**Task details**
The entries below should be written out again exactly as they stand.

**Data to examine**
FTS_HD g1j g1_fixed_acc(g1j acc, const G1Dev* tab, int base, const uint32_t s[8]) {
  x29 a{};
  a.inf = is_zero(acc.z);
  if (!a.inf) {
    j29 aj = j29_from(acc);
    f29 zz = f29_sqr(aj.z);
    a = {aj.x, aj.y, zz, f29_mul(zz, aj.z), false};
  }
  uint32_t carry = 0;
  const G1Dev* tb = tab + (size_t)base * G1TAB_WINDOWS * G1TAB_DIGITS;
#pragma nounroll
  for (int w = 0; w < G1TAB_WINDOWS; w++) {
    uint32_t bit = (uint32_t)G1TAB_C * w, limb = bit >> 5, sh = bit & 31;
    uint64_t lo = limb < 8 ? s[limb] : 0, hi = limb + 1 < 8 ? s[limb + 1] : 0;
    uint32_t raw = (uint32_t)(((lo | (hi << 32)) >> sh) & ((1ull << G1TAB_C) - 1)) + carry;
    int32_t d = (int32_t)raw;
    carry = 0;
    if (raw > (1u << (G1TAB_C - 1))) {
      d = (int32_t)raw - (int32_t)(1u << G1TAB_C);
      carry = 1;
    }
    if (d) {
      g1a T = g1_load(tb[(size_t)w * G1TAB_DIGITS + (uint32_t)(d < 0 ? -d : d) - 1]);
      f29 y = f29_from_fp(T.y);
      a = x29_madd(a, f29_from_fp(T.x), d < 0 ? f29_neg(y) : y);
    }
  }
  return j29_to(x29_to_j29(a));
}

FTS_HD g1j g1_mul_glv(const g1a& p, const uint32_t k[8]) {
  g1j acc = jac_inf<fp>();
  if (p.inf) return acc;
  uint32_t k1[4], k2[4];
  bool n1, n2;
  glv_split(k, k1, n1, k2, n2);
  g1a P1 = n1 ? aff_neg(p) : p;
  g1a P2;
  P2.x = p.x * fe_const<ModP>(GLV_BETA);
  P2.y = n2 ? fe_neg(p.y) : p.y;
  P2.inf = false;
  g1j Sj = jac_add_aff(jac_from_aff(P1), P2);
  fp z2 = sqr(Sj.z), z3 = z2 * Sj.z;
  P1.x = P1.x * z2;
  P1.y = P1.y * z3;
  P2.x = P2.x * z2;
  P2.y = P2.y * z3;
  g1a S;
  S.x = Sj.x;
  S.y = Sj.y;
  S.inf = false;
  uint32_t u0 = k1[0], u1 = k1[1], u2 = k1[2], u3 = k1[3];
  uint32_t v0 = k2[0], v1 = k2[1], v2 = k2[2], v3 = k2[3];
#pragma nounroll
  for (int i = 127; i >= 0; i--) {
    acc = jac_dbl(acc);
    uint32_t b1 = u3 >> 31, b2 = v3 >> 31;
    u3 = (u3 << 1) | (u2 >> 31);
    u2 = (u2 << 1) | (u1 >> 31);
    u1 = (u1 << 1) | (u0 >> 31);
    u0 <<= 1;
    v3 = (v3 << 1) | (v2 >> 31);
    v2 = (v2 << 1) | (v1 >> 31);
    v1 = (v1 << 1) | (v0 >> 31);
    v0 <<= 1;
    g1a T;
    T.x = b1 ? (b2 ? S.x : P1.x) : P2.x;
    T.y = b1 ? (b2 ? S.y : P1.y) : P2.y;
    T.inf = false;
    g1j nacc = jac_add_aff(acc, T);
    if (b1 | b2) acc = nacc;
  }
  acc.z = acc.z * Sj.z;
  return acc;
}

FTS_HD int booth16(const uint32_t k[4], int i) {
  int pos = 4 * i - 1;
  uint32_t v;
  if (pos < 0) {
    v = (k[0] << 1) & 31u;
  } else {
    int l = pos >> 5, o = pos & 31;
    uint32_t lo = l == 0 ? k[0] : (l == 1 ? k[1] : (l == 2 ? k[2] : (l == 3 ? k[3] : 0u)));
    uint32_t hi = l == 0 ? k[1] : (l == 1 ? k[2] : (l == 2 ? k[3] : 0u));
    v = (uint32_t)(((((uint64_t)hi) << 32) | lo) >> o) & 31u;
  }
  return (int)(v & 1u) + (int)((v >> 1) & 7u) - 8 * (int)(v >> 4);
}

**Expected answer**
FTS_HD g1j g1_fixed_acc(g1j acc, const G1Dev* tab, int base, const uint32_t s[8]) {
  x29 a{};
  a.inf = is_zero(acc.z);
  if (!a.inf) {
    j29 aj = j29_from(acc);
    f29 zz = f29_sqr(aj.z);
    a = {aj.x, aj.y, zz, f29_mul(zz, aj.z), false};
  }
  uint32_t carry = 0;
  const G1Dev* tb = tab + (size_t)base * G1TAB_WINDOWS * G1TAB_DIGITS;
#pragma nounroll
  for (int w = 0; w < G1TAB_WINDOWS; w++) {
    uint32_t bit = (uint32_t)G1TAB_C * w, limb = bit >> 5, sh = bit & 31;
    uint64_t lo = limb < 8 ? s[limb] : 0, hi = limb + 1 < 8 ? s[limb + 1] : 0;
    uint32_t raw = (uint32_t)(((lo | (hi << 32)) >> sh) & ((1ull << G1TAB_C) - 1)) + carry;
    int32_t d = (int32_t)raw;
    carry = 0;
    if (raw > (1u << (G1TAB_C - 1))) {
      d = (int32_t)raw - (int32_t)(1u << G1TAB_C);
      carry = 1;
    }
    if (d) {
      g1a T = g1_load(tb[(size_t)w * G1TAB_DIGITS + (uint32_t)(d < 0 ? -d : d) - 1]);
      f29 y = f29_from_fp(T.y);
      a = x29_madd(a, f29_from_fp(T.x), d < 0 ? f29_neg(y) : y);
    }
  }
  return j29_to(x29_to_j29(a));
}

FTS_HD g1j g1_mul_glv(const g1a& p, const uint32_t k[8]) {
  g1j acc = jac_inf<fp>();
  if (p.inf) return acc;
  uint32_t k1[4], k2[4];
  bool n1, n2;
  glv_split(k, k1, n1, k2, n2);
  g1a P1 = n1 ? aff_neg(p) : p;
  g1a P2;
  P2.x = p.x * fe_const<ModP>(GLV_BETA);
  P2.y = n2 ? fe_neg(p.y) : p.y;
  P2.inf = false;
  g1j Sj = jac_add_aff(jac_from_aff(P1), P2);
  fp z2 = sqr(Sj.z), z3 = z2 * Sj.z;
  P1.x = P1.x * z2;
  P1.y = P1.y * z3;
  P2.x = P2.x * z2;
  P2.y = P2.y * z3;
  g1a S;
  S.x = Sj.x;
  S.y = Sj.y;
  S.inf = false;
  uint32_t u0 = k1[0], u1 = k1[1], u2 = k1[2], u3 = k1[3];
  uint32_t v0 = k2[0], v1 = k2[1], v2 = k2[2], v3 = k2[3];
#pragma nounroll
  for (int i = 127; i >= 0; i--) {
    acc = jac_dbl(acc);
    uint32_t b1 = u3 >> 31, b2 = v3 >> 31;
    u3 = (u3 << 1) | (u2 >> 31);
    u2 = (u2 << 1) | (u1 >> 31);
    u1 = (u1 << 1) | (u0 >> 31);
    u0 <<= 1;
    v3 = (v3 << 1) | (v2 >> 31);
    v2 = (v2 << 1) | (v1 >> 31);
    v1 = (v1 << 1) | (v0 >> 31);
    v0 <<= 1;
    g1a T;
    T.x = b1 ? (b2 ? S.x : P1.x) : P2.x;
    T.y = b1 ? (b2 ? S.y : P1.y) : P2.y;
    T.inf = false;
    g1j nacc = jac_add_aff(acc, T);
    if (b1 | b2) acc = nacc;
  }
  acc.z = acc.z * Sj.z;
  return acc;
}

FTS_HD int booth16(const uint32_t k[4], int i) {
  int pos = 4 * i - 1;
  uint32_t v;
  if (pos < 0) {
    v = (k[0] << 1) & 31u;
  } else {
    int l = pos >> 5, o = pos & 31;
    uint32_t lo = l == 0 ? k[0] : (l == 1 ? k[1] : (l == 2 ? k[2] : (l == 3 ? k[3] : 0u)));
    uint32_t hi = l == 0 ? k[1] : (l == 1 ? k[2] : (l == 2 ? k[3] : 0u));
    v = (uint32_t)(((((uint64_t)hi) << 32) | lo) >> o) & 31u;
  }
  return (int)(v & 1u) + (int)((v >> 1) & 7u) - 8 * (int)(v >> 4);
}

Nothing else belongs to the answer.